MENU
カテゴリー

「Catch up AFC Champions League」~2023.11.28 グループI 第5節 川崎フロンターレ×ジョホール・ダルル・タクジム ハイライトレビュー

目次

右サイドを軸に圧巻のゴールショーで首位通過を決める

 悲願のグループステージ突破確定まではあと1ポイント。川崎は今季の等々力ラストゲームで来季のノックアウトラウンドの出場権を何としても確保しなくてはならない。

 立ち上がりの川崎はロングキックからの様子見。ジョホールの中盤のマークがタイトであることと、前線のダミアンへの長いボールは鹿島戦よりも明らかに使えそうであることを確認してのスタートとなった。

 基本的には川崎がボールを持つ流れであるが、余計なパスミスで流れを止めてしまうことが多かった立ち上がりだった。ジョホールの2列目は献身的なプレスでの挟み込みを行っており、こうしたパスミスはジョホールの攻撃に繋がる。ただ、またジョホールもそのカウンターにおいては細かいミスで流れを掴み切れないのだが。

 ジョホールからプレッシャーのかからないCBからボールを持つ時間が増えてくる川崎。この日の川崎のCB陣は自身にマークが付いていないことがわかると積極的に持ち上がることを心がけていた。8分に生まれた家長の先制ゴールはまさしくこの意識が起点となったもの。右サイドでボールを持った大南が山根とのワンツーでエリアに侵入し、ファーサイドへのラストパスを決めてみせた。

 得点後はゆったりとボールを持つ川崎。15分になると徐々にCBにボールを持たれることを嫌がったフォレスティエリが大南にプレッシャーをかけるようになる。だが、彼のプレスの強度はチーム内に共有されておらず。川崎はパスワークでこれをいなした結果、フォレスティエリの裏をとった山根のオーバーラップがさらに刺さる展開になる。

 ジョホールはボールを持つとGKを活用しながら横に揺さぶりつつ隙を窺っていく流れ。家長の背後につけるパスをたまに送ることもできていたが、川崎のCHはその度に決死のスライドで同サイドからの脱出を許さない。そもそもWGはSBをケアする頻度が高かったので、頭を越されるということにもマルシーニョと家長は注意を払っていた。

 ボールをつけても中盤が外に追いやるようにしてジョホールにチャンスを作らせない川崎。ヘベレチの右サイドに流れてからの一連とポストプレーの落としから放ったベルグソンのミドルの2つが明確なジョホールのチャンスと言える前半だった。30分からはボールを持つ時間が増えるジョホールだったが、大南の警告を引き出した以外は大きい収穫は得られなかった。

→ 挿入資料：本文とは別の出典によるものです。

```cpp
__global__ __launch_bounds__(256) void lin_far_outside_pk(McBatch B, int D, int l2)
{
    __shared__ double red[4][256];
    const int sq = blockIdx.y;
    const int n = B.n[sq];
    const int I = blockIdx.x, J = I + D;
    if (J * 16 > n - 1) return;
    if (one_strand_tile(B, sq, false, I * 16, J * 16 + 15)) return;
    const int nb = B.nb;
    const double* __restrict__ pk = B.pk + (size_t)sq * kPkCopies * B.pk_stride;
    double* __restrict__ tab = B.tab + (size_t)sq * B.seq_stride;
    const int I2 = I >> 2, J2 = J >> 2, last = (n - 1) / 16;
    if (blockIdx.z == 0) {
        const bool two = l2 > 0 && n >= l2 && I2 >= 2;
        const d4 acc = pk_loop(pk + PK_FM1_B * B.pk_stride, pk + PK_FM2O_B * B.pk_stride, two ? 4 * (I2 - 1) : 0, I - 2,
                               [=](int K) { return pk_tile(nb, K, I); }, [=](int K) { return pk_tile(nb, K, J); });
        reduce_store(red, acc, tab + (size_t)L_FMOF * B.tab_stride, B.ld, n, I * 16, J * 16, two);
    } else {
        const bool two = l2 > 0 && n >= l2 && 4 * (J2 + 2) <= last;
        const d4 acc = pk_loop(pk + PK_FM2O_A * B.pk_stride, pk + PK_FM_A * B.pk_stride, J + 2, two ? 4 * (J2 + 2) - 1 : last,
                               [=](int K) { return pk_tile(nb, I, K); }, [=](int K) { return pk_tile(nb, J, K); });
        reduce_store(red, acc, tab + (size_t)L_FM1OF * B.tab_stride, B.ld, n, I * 16, J * 16, two);
    }
}

struct Acc4 { d4 c[2][2]; };
__device__ __forceinline__ void store_quadrant(const Acc4& A, double* __restrict__ T, int ld, int n, int I2, int J2)
{
    const int w = threadIdx.x >> 6, lane = threadIdx.x & 63;
#pragma unroll
    for (int a = 0; a < 2; a++)
#pragma unroll
        for (int b = 0; b < 2; b++) {
            const int i0 = (4 * I2 + 2 * (w >> 1) + a) * 16, j0 = (4 * J2 + 2 * (w & 1) + b) * 16;
#pragma unroll
            for (int r = 0; r < 4; r++) {
                const int i = i0 + (lane >> 4) + 4 * r, j = j0 + (lane & 15);
                if (i >= 1 && i <= j && j <= n - 1) T[(size_t)(j - i) * ld + i] = A.c[a][b][r];
            }
        }
}
template <class TA, class TB>
__device__ __forceinline__ void far2_loop(Acc4& A, const double* __restrict__ pa, const double* __restrict__ pb, int k_lo, int k_hi, TA ta, TB tb)
{
    const int lane = threadIdx.x & 63;
    if (k_lo > k_hi) return;
    d4 a0 = *(const d4*)(pa + ta(0, k_lo) + lane * 4), a1 = *(const d4*)(pa + ta(1, k_lo) + lane * 4);
    d4 b0 = *(const d4*)(pb + tb(k_lo, 0) + lane * 4), b1 = *(const d4*)(pb + tb(k_lo, 1) + lane * 4);
    for (int K = k_lo; K <= k_hi; K++) {
        const int Kn = K < k_hi ? K + 1 : K;
        const d4 na0 = *(const d4*)(pa + ta(0, Kn) + lane * 4), na1 = *(const d4*)(pa + ta(1, Kn) + lane * 4);
        const d4 nb0 = *(const d4*)(pb + tb(Kn, 0) + lane * 4), nb1 = *(const d4*)(pb + tb(Kn, 1) + lane * 4);
        A.c[0][0] = mfma4(a0, b0, A.c[0][0]);
        A.c[0][1] = mfma4(a0, b1, A.c[0][1]);
        A.c[1][0] = mfma4(a1, b0, A.c[1][0]);
        A.c[1][1] = mfma4(a1, b1, A.c[1][1]);
        a0 = na0; a1 = na1; b0 = nb0; b1 = nb1;
    }
}

__global__ __launch_bounds__(256) void lin_far2_inside(McBatch B, int D2, int l2)
{
    const int sq = blockIdx.y;
    const int n = B.n[sq];
    if (n < l2) return;
    const int I2 = blockIdx.x, J2 = I2 + D2;
    if (J2 * 64 > n - 1) return;
    if (one_strand_tile(B, sq, true, I2 * 64, J2 * 64 + 63)) return;
    const int nb = B.nb, w = threadIdx.x >> 6;
    const int Ia = 4 * I2 + 2 * (w >> 1), Jb = 4 * J2 + 2 * (w & 1);
    const double* __restrict__ pk = B.pk + (size_t)sq * kPkCopies * B.pk_stride;
    Acc4 A;
#pragma unroll
    for (int a = 0; a < 2; a++)
#pragma unroll
        for (int b = 0; b < 2; b++) A.c[a][b] = d4{0.0, 0.0, 0.0, 0.0};
    far2_loop(A, pk + PK_FM1_A * B.pk_stride, pk + PK_FM_B * B.pk_stride, 4 * (I2 + 2), 4 * (J2 - 1) - 1,
              [=](int a, int K) { return pk_tile(nb, Ia + a, K); }, [=](int K, int b) { return pk_tile(nb, K, Jb + b < nb ? Jb + b : nb - 1); });
    store_quadrant(A, B.tab + (size_t)sq * B.seq_stride + (size_t)L_FM2F * B.tab_stride, B.ld, n, I2, J2);
}

__global__ __launch_bounds__(256) void lin_far2_outside(McBatch B, int D2, int l2)
{
    const int sq = blockIdx.y;
    const int n = B.n[sq];
// ... 36 lines not shown
```

### ractip_amd/csrc/rh_api.hip

```cpp
#include <hip/hip_runtime.h>

#include <dlfcn.h>

#include <algorithm>
#include <cstdarg>
#include <cstdio>
#include <cstdlib>
#include <cstring>
#include <string>
#include <vector>

#include "ctx.h"
#include "kernels.h"

using namespace rh;
using namespace rh::host;

__global__ void collect_logz(const double* __restrict__ mc_logz, const int* __restrict__ idx, DxBatch D, double* __restrict__ out)
{
    const int p = blockIdx.x * blockDim.x + threadIdx.x;
    if (p >= D.np) return;
    out[3 * p + 0] = mc_logz[idx[2 * p]];
    out[3 * p + 1] = mc_logz[idx[2 * p + 1]];
    out[3 * p + 2] = D.logz[p];
// ... 56 lines not shown
    HIP_TRY(c, hipMemcpy(out, c->d_up.as<const double>() + (size_t)sq * c->mc.ld * c->max_w, sizeof(double) * c->n[sq] * c->max_w,
                         hipMemcpyDeviceToHost));
    return RH_OK;
}
int fetch_logz(rh_ctx* c, int sq, double* out)
{
    HIP_TRY(c, hipMemcpy(out, c->d_mclogz.as<const double>() + sq, sizeof(double), hipMemcpyDeviceToHost));
    return RH_OK;
}
int fetch_hp(rh_ctx* c, int p, double* out, double* logz)
{
    const int n1 = c->n[seq_of(c, p, 0)], n2 = c->n[seq_of(c, p, 1)];
    if (out)
        HIP_TRY(c, hipMemcpy2D(out, sizeof(double) * (n2 + 1), c->d_hp.as<const double>() + (size_t)p * c->dx.tab_stride,
                               sizeof(double) * c->dx.ldd, sizeof(double) * (n2 + 1), n1 + 1, hipMemcpyDeviceToHost));
    if (logz) HIP_TRY(c, hipMemcpy(logz, c->d_logz.as<const double>() + p, sizeof(double), hipMemcpyDeviceToHost));
    return RH_OK;
}
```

 40分を過ぎると川崎は反撃。主役となったのは左右のWGである。左のマルシーニョは突破、右の家長は裏抜けから決定的なチャンスを作る。前半終了間際のマルシーニョの裏抜けがチャンスとしては最もクリティカルだっただろうか。それでもいずれのチャンスも川崎は決めることができず、前半は1点のリードで止まりハーフタイムを迎える。

 後半、リードしている川崎は厳しいマンツーをベースにジョホールのポゼッションを阻害するスタート。敵陣でのプレータイムを多く過ごす立ち上がりとなる。

 崩しのキーになったのは右サイド。立ち上がりの山根の侵入を皮切りに後半は数え切れないほどのチャンスを作りだす。大外に広げる→横パスを折り返す→縦パスを差し込むというメガニズムが非常に効果的。特に縦パスの受け手が裏抜けする場合、横パスを挟んで相手のバックラインの足を止めることで裏抜けの効果をより引き出していた。幅をきっちりとり、相手の足を止めて、縦パスのコースを作って抜け出すアクションを作る。パスが通るのにはそれなりに理由があるのだ。

 この右サイドの崩しをベースに後半の川崎は得点を量産。家長→ダミアンの2点目を皮切りに右サイドを重点的に攻めながら得点を重ねていく。3点目を決めたのはファーサイドのマルシーニョ。山根の綺麗なクロスかららしくないヘッドでネットを揺らす。

 選手を大幅に入れ替えても川崎の勢いは止まらない。4点目はらしいゴール。遠野のクロスをヘディングで押し込めず、ジャンピングボレーを決める小林。アシストを消された遠野以外は全員ハッピーなゴールでさらに突き放す。

 仕上げの5点目はこの日の中でも屈指の美しいゴール。相変わらず右サイドで深さを作ると、その深さをシミッチの縦パスで活用。宮代のダイナミックな落としから山根がこちらも豪快なミドルを決めてゴールショーのトリを飾る。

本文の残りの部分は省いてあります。